Storage administrators at the largest companies have learned that without better data backup management, it will be impossible to tame their data growth regardless of what data reduction or protection tools they use.
In part one of our series on the state of data backup, we looked at how many users are favoring disk-based backup approach when buying a new data backup hardware solution.

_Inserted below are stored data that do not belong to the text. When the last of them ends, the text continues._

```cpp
enum
{
    PROSPER_PT_FN_SINCOS = 0,
    PROSPER_PT_FN_POW = 1,
    PROSPER_PT_FN_SRGB_TO_LINEAR = 2,
    PROSPER_PT_FN_NORMALIZE = 3,
    PROSPER_PT_FN_UNPACK_SNORM = 4,
    PROSPER_PT_FN_ONB = 5,
    PROSPER_PT_FN_COSINE_SAMPLE = 6,
    PROSPER_PT_FN_VNDF_SAMPLE = 7,
    PROSPER_PT_FN_VNDF_PDF = 8,
    PROSPER_PT_FN_EVAL_BRDF = 9,
    PROSPER_PT_FN_OFFSET_RAY = 10,
    PROSPER_PT_FN_POINT_LIGHT = 11,
    PROSPER_PT_FN_SPOT_LIGHT = 12,
    PROSPER_PT_FN_TRIANGLE = 13,
    PROSPER_PT_FN_HALF = 14,
    PROSPER_PT_FN_RNG = 15,
    PROSPER_PT_FN_BC7_BLOCK = 16,
    PROSPER_PT_FN_COUNT = 17,
};

int prosper_pt_debug_srgb_monotonicity(
    prosper_pt_ctx *ctx, uint32_t first_bits, uint32_t last_bits, float *max_defect, uint64_t *decreases);

int prosper_pt_eval_device_fn(
    prosper_pt_ctx *ctx, uint32_t fn, const float *in, uint32_t in_stride, float *out,
    uint32_t out_stride, uint32_t n);

#ifdef __cplusplus
}
#endif

#endif
```

prosper_amd/csrc/prosper_pt.cpp:

```cpp
#include "../../include/prosper_pt/prosper_pt.h"

#include <hip/hip_runtime.h>

#include <algorithm>
#include <chrono>
#include <future>
#include <memory>
#include <cmath>
#include <cstdlib>
#include <cstdio>
#include <cstring>
#include <exception>
#include <stdexcept>
#include <string>
#include <vector>

#include "bvh_build.hpp"
#include "pt_animation.hpp"
#include "pt_context.hpp"
#include "pt_geometry.hpp"
#include "pt_kernels.hpp"
#include "pt_materials.hpp"
#include "pt_pass_support.hpp"
#include "pt_scene.hpp"
// ... 1539 lines not shown
    float total = 0.0f;
    if (const int rc = ctx->timeline.add_to(perStage, launches, &total)) return rc;
    if (perStage[kStageChains] > 0.0f || launches[kStageChains] > 0)
    {
        uint32_t chainLaunches = 0;
        float chainMs = 0.0f;
        for (const LaunchTimeline &chain : ctx->slots[ctx->timedSlot].chains)
        {
            if (const int rc = chain.add_to(perStage, launches, &chainMs)) return rc;
            chainLaunches += chain.intervals();
        }
        if (chainLaunches)
        {
            perStage[kStageChains] = 0.0f;
            launches[kStageChains] = 0;
        }
    }
    *total_ms = total;
    for (int i = 0; i < PROSPER_PT_MAX_KERNELS; ++i)
    {
        if (kernel_ms) kernel_ms[i] = perStage[i];
        if (kernel_launches) kernel_launches[i] = launches[i];
    }
    return PROSPER_PT_OK;
}

int prosper_pt_debug_srgb_monotonicity(
    prosper_pt_ctx *ctx, uint32_t first_bits, uint32_t last_bits, float *max_defect, uint64_t *decreases)
{
    if (!ctx || !max_defect || !decreases || first_bits > last_bits || last_bits >= 0x7F800000u)
        return fail(PROSPER_PT_ERR_INVALID_ARGUMENT, "prosper_pt_debug_srgb_monotonicity: bad argument");
    PPT_HIP(hipSetDevice(ctx->device));
    uint32_t *d = nullptr;
    PPT_HIP(hipMalloc((void **)&d, 8));
    hipError_t e = hipMemset(d, 0, 8);
    uint32_t host[2] = {0u, 0u};
    if (e == hipSuccess)
    {
        launch_srgb_monotonicity(first_bits, last_bits, d, nullptr);
        e = hipGetLastError();
    }
    if (e == hipSuccess) e = hipMemcpy(host, d, 8, hipMemcpyDeviceToHost);
    (void)hipFree(d);
    PPT_HIP(e);
    std::memcpy(max_defect, &host[0], 4);
    *decreases = host[1];
    return PROSPER_PT_OK;
}
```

In parts two and three, you learned about modern data protection applications and how cloud computing backup is changing backup and recovery today. In this part, you will learn about how data backup management tools can make your job easier.
Data backup reporting tools can help, but there are still challenges
Because of its size, financial resources, and business model, Yahoo Inc. has extensive in-house programming and application coding resources. These resources have allowed Yahoo's manager of data protection Marcellus Tabor and his team to develop a centralized custom reporting tool for both primary storage and backup. The backup reporting tool is based on a MySQL database with a PHP interface and draws in data through SNMP and other means. Yahoo had no choice but to develop it in-house because Tabor says he's yet to find any commercial offering that would be as effective.

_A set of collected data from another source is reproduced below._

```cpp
struct WindowStream {
  static constexpr int kLanesPerChain = 64;
  uint32_t k0, k1, c2, c3;
  uint64_t b0;
  uint32_t pos;
  double a0, a1, b0v, b1v;
  uint64_t EA, OA, EB, OB;
  bool b_valid;
  double *win;
  int lane;
  static __device__ __attribute__((noinline)) Philox4 block(uint64_t b, uint32_t c2, uint32_t c3, uint32_t k0, uint32_t k1) {
    return philox4x32_10((uint32_t)b, (uint32_t)(b >> 32), c2, c3, k0, k1);
  }
  static __device__ __forceinline__ bool pair_ok(double u, double v_raw) {
#if defined(AMWG_X_GLCUT) && AMWG_X_GLCUT == 7
// ... 61 lines not shown
    b0 += 64ull;
    a0 = b0v; a1 = b1v;
    EA = EB; OA = OB;
    store_a();
    b_valid = false;
  }
  __device__ __forceinline__ uint64_t consumed() const { return 2 * b0 + (uint64_t)pos; }
  __device__ __forceinline__ uint32_t position() {
#if defined(__HIP_DEVICE_COMPILE__)
    uint32_t p = (uint32_t)__builtin_amdgcn_readfirstlane((int)pos);
#else
    uint32_t p = pos;
#endif
    while (p >= 128u) { shift(); p -= 128u; }
    pos = p;
    return p;
  }
  __device__ __forceinline__ double next() {
    const uint32_t p = position();
    const double mine = (p & 1u) ? a1 : a0;
    pos = p + 1u;
    return from_lane(mine, (int)(p >> 1));
  }
  __device__ __forceinline__ double at(uint32_t q) const { return win[q & 255u]; }
};

}
```

Before: 1.472 billion.

## Add lockstep Philox stream with LDS FIFO for one-lane-per-chain kernels

Introduces LockstepStream, which serves one-lane-per-chain (G==1) chains. Each lane keeps a small LDS ring of prefetched Philox uniforms and refills only when some lane in the wavefront runs out, so the whole wavefront shares one refill. The normal rejection sampler, the Fisher-Yates shuffle and the accept draw are rewritten as ballot-driven lockstep loops using next_if, so divergent lanes stop issuing separate Philox calls. This costs extra LDS per block and adds wavefront-wide loops that run until the slowest lane finishes.

```diff
diff --git a/bayes.js_amd/csrc/amwg_eval.h b/bayes.js_amd/csrc/amwg_eval.h
--- a/bayes.js_amd/csrc/amwg_eval.h
+++ b/bayes.js_amd/csrc/amwg_eval.h
@@ -107,4 +107,21 @@
   out[i] = r;
 }
 
+constexpr int kEvalStreamOp = 38;
+template <int SLOTS>
+__global__ void __launch_bounds__(64) amwg_stream1_eval_kernel(int64_t n, const double *a, const double *b, const double *c, double *out) {
+  __shared__ __attribute__((aligned(16))) unsigned char fifo[SLOTS * 1024];
+  const int lane = (int)threadIdx.x, T = (int)(n / 64), live = (int)b[2];
+  if (live < 1 || live > 64 || T < 1) return;
+  const int col = lane < live ? lane : live - 1;
+  LockstepStream<SLOTS> s;
+  s.init((uint64_t)b[0], (uint64_t)b[1] + (uint64_t)col, (uint64_t)c[col], lane, fifo);
+  for (int t = 0; t + 1 < T; ++t) {
+    const bool take = a[(int64_t)t * 64 + col] != 0.0;
+    const double u = s.next_if(take);
+    out[(int64_t)t * 64 + lane] = lane < live ? (take ? u : -1.0) : -2.0;
+  }
+  out[(int64_t)(T - 1) * 64 + lane] = lane < live ? (double)s.consumed() : -2.0;
 }
+
+}
diff --git a/bayes.js_amd/csrc/amwg_kernel.h b/bayes.js_amd/csrc/amwg_kernel.h
--- a/bayes.js_amd/csrc/amwg_kernel.h
+++ b/bayes.js_amd/csrc/amwg_kernel.h
@@ -6,6 +6,7 @@
 #include "amwg_div.h"
 #include "amwg_ld.h"
 #include "amwg_philox.h"
+#include "amwg_stream1.h"
 #include "amwg_types.h"
 
 namespace amwg {
@@ -265,6 +266,7 @@
       return mine;
     }
   }
+  __device__ __forceinline__ double next_if(bool c) { return c ? next() : 0.0; }
 };
 
 template <int G>
@@ -294,6 +296,23 @@
   constexpr int GU = Rng::kLanesPerChain;
   double u, v, q;
   bool again;
+  if constexpr (LockstepOf<Rng>::value) {
+    u = 0.0; v = 0.0;
+    again = true;
+    do {
+      const double un = rng.next_if(again), vn = rng.next_if(again);
+      if (again) {
+        u = un;
+        v = 1.7156 * (vn - 0.5);
+        const double x = u - 0.449871;
+        const double y = __builtin_fabs(v) + 0.386595;
+        q = x * x + y * (0.19600 * y - 0.25472 * x);
+        again = false;
+        if (q > 0.27597) again = q > 0.27846 || v * v > -4 * log_v8_cold(u) * u * u;
+      }
+    } while (__ballot(again) != 0ull);
+    return (v / u) * sd + mean;
+  }
   do {
     u = rng.next();
     v = 1.7156 * (rng.next() - 0.5);
@@ -329,9 +348,10 @@
   return a > b ? a : b;
 }
 
-template <class M, int G, bool GL, bool SW = false> struct RngOf { using type = CoopStream<G>; };
-template <class M, int G> struct RngOf<M, G, true, false> { using type = typename M::Stream; };
-template <class M, int G> struct RngOf<M, G, false, true> { using type = typename M::SweepStream; };
+template <class M, int G, bool GL, bool SW = false, int NT = 256> struct RngOf { using type = CoopStream<G>; };
+template <class M, int G, int NT> struct RngOf<M, G, true, false, NT> { using type = typename M::Stream; };
+template <class M, int G, int NT> struct RngOf<M, G, false, true, NT> { using type = typename M::SweepStream; };
+template <class M, int NT> struct RngOf<M, 1, false, false, NT> { using type = LockstepStream<stream1_slots(NT)>; };
 template <class M, class = void> struct DynamicLdsOf { static constexpr bool value = false; };
 template <class M> struct DynamicLdsOf<M, void_of<decltype(M::kDynamicLds)>> { static constexpr bool value = M::kDynamicLds; };
 template <class M, bool GL> struct DataBytesOf {
@@ -453,7 +473,7 @@
 template <class M, class = void> struct MirrorCheckOf { static constexpr bool value = false; };
 template <class M> struct MirrorCheckOf<M, void_of<decltype(M::kMirrorCheck)>> { static constexpr bool value = M::kMirrorCheck; };
 
-template <class Model, int G, int BT = 256, bool GL = false, bool SW = false, bool CT = false>
+template <class Model, int G, int BT = 256, bool GL = false, bool SW = false, bool CT = false, int NT = BT>
 __device__ __forceinline__ void step_body(const StepArgs &a, unsigned char *smem) {
   constexpr int kPassU = SW ? (CertNeedsRows<Model>::value ? 2 : 4) : (BT >= 1024 ? 4 : 8);
   const int tid = threadIdx.x, nt = blockDim.x;
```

He says it makes no sense that data classification is omitted from backup apps, leaving it up to end users and application administrators rather than the storage and backup team.
"Backup vendors are going to have to get more intelligent about the way they do incrementals," he said. "If you have [a certain] kind of data set, incrementals can take longer than fulls." Backup software will eventually have to locate changed blocks of data without crawling an entire file system, Tabor predicted. "And any kind of parallelization they can add can't come soon enough," he added.
Tom Becchetti, a storage administrator for a large medical equipment manufacturing company, said he's found Aptare Inc.'s StorageConsole helpful in getting a good sense of his backup environment. Aptare helped him find a network bottleneck that saved his company from adding tape drives. "It helped me quickly see that we're not pushing the tape drives and start asking why," he said.
But Becchetti says he's yet to find a classification tool that's universally interoperable. "The thing about mainframes is you can apply security and management policy to the name of a file, it'll enforce adherence to the name across systems," he said. "The hurdle in open systems is that there are so many different operating systems and file systems. To get market share is very difficult."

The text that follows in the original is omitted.